> _The problem_:
Work through the records that follow and return each line containing the word "kGPT".

Items from a dataset
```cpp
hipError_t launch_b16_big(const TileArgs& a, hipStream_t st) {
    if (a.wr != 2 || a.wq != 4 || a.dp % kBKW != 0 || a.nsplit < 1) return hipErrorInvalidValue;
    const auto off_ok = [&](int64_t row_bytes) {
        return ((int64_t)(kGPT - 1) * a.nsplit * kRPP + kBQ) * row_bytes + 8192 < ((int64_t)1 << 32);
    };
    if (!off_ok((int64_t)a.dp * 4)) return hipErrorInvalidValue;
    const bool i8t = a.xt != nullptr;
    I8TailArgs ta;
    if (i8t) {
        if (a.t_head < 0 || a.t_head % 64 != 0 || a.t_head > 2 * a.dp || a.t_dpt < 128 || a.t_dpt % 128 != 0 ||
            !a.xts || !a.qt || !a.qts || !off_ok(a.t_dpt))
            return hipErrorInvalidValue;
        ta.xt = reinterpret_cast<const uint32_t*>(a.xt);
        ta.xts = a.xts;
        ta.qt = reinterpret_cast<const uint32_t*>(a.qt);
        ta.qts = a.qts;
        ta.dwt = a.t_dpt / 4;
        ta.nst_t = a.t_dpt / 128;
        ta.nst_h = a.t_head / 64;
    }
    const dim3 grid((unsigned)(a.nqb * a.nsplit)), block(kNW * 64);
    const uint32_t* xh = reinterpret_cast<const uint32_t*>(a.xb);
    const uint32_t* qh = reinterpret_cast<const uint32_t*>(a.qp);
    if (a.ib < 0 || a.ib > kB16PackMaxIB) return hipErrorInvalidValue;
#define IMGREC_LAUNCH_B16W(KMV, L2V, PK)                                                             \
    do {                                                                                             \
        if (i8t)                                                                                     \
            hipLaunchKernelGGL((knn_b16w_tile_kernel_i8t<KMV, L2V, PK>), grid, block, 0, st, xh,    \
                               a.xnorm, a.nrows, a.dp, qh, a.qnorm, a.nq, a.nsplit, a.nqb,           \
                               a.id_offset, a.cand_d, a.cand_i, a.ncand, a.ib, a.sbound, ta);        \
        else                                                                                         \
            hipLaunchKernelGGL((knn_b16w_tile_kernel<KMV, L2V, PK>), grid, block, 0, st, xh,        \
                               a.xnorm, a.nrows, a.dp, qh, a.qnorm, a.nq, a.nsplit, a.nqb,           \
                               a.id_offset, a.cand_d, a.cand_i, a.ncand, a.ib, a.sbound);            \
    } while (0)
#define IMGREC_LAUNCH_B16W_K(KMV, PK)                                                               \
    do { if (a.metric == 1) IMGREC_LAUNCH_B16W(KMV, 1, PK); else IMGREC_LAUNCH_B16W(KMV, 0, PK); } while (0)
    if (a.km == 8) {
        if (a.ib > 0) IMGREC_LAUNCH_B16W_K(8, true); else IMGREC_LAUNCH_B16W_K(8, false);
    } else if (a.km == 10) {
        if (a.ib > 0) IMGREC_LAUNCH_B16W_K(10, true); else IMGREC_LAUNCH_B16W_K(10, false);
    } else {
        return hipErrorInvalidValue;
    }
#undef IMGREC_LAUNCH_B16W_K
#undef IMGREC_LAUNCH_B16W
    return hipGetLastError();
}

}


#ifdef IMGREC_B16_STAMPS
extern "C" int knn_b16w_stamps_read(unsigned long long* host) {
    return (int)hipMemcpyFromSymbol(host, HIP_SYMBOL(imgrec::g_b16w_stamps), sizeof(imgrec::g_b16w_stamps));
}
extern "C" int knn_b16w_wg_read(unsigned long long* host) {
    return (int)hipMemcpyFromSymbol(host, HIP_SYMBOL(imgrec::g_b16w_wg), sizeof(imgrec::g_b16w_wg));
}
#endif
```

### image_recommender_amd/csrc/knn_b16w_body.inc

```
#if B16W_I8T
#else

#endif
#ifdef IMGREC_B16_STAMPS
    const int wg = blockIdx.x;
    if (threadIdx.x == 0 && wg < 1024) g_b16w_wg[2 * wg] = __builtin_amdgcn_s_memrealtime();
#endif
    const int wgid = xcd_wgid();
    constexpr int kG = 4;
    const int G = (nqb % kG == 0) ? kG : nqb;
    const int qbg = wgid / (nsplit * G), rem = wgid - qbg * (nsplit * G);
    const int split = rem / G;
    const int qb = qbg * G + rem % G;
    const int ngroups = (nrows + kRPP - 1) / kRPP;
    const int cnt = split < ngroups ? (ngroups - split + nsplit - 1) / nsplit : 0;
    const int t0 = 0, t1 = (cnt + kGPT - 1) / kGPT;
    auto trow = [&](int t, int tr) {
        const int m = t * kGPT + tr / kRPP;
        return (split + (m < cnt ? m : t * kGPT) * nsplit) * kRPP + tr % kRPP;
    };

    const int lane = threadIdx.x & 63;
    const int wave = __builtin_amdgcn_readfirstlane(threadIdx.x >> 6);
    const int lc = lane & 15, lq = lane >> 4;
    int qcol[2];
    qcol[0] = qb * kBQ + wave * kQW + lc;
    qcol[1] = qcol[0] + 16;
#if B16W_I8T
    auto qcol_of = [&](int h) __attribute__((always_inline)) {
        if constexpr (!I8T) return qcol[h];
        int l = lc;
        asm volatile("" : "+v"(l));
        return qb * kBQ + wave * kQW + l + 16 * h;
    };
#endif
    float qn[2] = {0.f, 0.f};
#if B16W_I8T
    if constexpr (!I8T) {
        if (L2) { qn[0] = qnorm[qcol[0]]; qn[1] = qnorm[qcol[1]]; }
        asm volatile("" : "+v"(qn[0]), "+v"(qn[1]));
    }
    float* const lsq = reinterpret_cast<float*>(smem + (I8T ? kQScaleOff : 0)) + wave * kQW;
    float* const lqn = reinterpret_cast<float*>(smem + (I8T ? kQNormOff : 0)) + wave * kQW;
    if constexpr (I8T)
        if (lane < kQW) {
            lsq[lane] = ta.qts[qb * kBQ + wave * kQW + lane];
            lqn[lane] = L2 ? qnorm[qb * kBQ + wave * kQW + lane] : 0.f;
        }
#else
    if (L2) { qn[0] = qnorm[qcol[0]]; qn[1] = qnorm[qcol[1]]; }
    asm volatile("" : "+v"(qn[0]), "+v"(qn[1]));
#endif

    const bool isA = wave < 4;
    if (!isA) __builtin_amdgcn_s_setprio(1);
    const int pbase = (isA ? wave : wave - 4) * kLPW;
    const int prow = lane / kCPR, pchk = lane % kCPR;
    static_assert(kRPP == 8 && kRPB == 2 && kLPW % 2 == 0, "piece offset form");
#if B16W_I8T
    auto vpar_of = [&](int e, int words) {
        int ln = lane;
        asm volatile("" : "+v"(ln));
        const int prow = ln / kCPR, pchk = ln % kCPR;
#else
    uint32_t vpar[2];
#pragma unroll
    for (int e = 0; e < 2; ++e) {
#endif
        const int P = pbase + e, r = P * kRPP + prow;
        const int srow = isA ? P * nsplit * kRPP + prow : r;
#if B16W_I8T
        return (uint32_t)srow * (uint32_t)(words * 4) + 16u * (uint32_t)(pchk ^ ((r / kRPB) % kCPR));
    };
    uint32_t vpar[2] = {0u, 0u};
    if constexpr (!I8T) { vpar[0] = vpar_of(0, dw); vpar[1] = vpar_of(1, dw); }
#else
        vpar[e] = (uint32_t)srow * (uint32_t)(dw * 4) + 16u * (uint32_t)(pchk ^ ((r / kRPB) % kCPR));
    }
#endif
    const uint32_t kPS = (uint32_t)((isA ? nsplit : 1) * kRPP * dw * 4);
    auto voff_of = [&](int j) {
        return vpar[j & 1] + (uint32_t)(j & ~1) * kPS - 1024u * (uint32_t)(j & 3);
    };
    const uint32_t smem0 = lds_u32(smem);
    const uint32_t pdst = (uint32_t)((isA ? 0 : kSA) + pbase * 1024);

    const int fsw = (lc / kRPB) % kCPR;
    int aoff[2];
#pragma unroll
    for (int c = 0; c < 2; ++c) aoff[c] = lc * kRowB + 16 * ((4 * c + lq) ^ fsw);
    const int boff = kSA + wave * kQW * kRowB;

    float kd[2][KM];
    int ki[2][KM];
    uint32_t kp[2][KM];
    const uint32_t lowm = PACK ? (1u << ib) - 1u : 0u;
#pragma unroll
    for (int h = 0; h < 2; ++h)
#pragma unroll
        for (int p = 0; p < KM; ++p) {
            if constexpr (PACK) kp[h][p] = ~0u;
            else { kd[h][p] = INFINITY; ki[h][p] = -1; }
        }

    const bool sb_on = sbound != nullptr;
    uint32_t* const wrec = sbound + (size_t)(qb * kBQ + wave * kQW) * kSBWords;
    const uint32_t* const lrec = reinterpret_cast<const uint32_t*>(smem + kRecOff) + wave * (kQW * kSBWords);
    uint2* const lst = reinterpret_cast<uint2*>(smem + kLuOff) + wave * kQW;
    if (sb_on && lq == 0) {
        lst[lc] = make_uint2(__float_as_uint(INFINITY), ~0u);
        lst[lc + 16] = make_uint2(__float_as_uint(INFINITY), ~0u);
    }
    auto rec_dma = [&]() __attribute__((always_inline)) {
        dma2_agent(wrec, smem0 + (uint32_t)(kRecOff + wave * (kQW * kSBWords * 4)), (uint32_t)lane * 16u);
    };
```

> _Task solution_:
        return ((int64_t)(kGPT - 1) * a.nsplit * kRPP + kBQ) * row_bytes + 8192 < ((int64_t)1 << 32);
    const int t0 = 0, t1 = (cnt + kGPT - 1) / kGPT;
        const int m = t * kGPT + tr / kRPP;
        return (split + (m < cnt ? m : t * kGPT) * nsplit) * kRPP + tr % kRPP;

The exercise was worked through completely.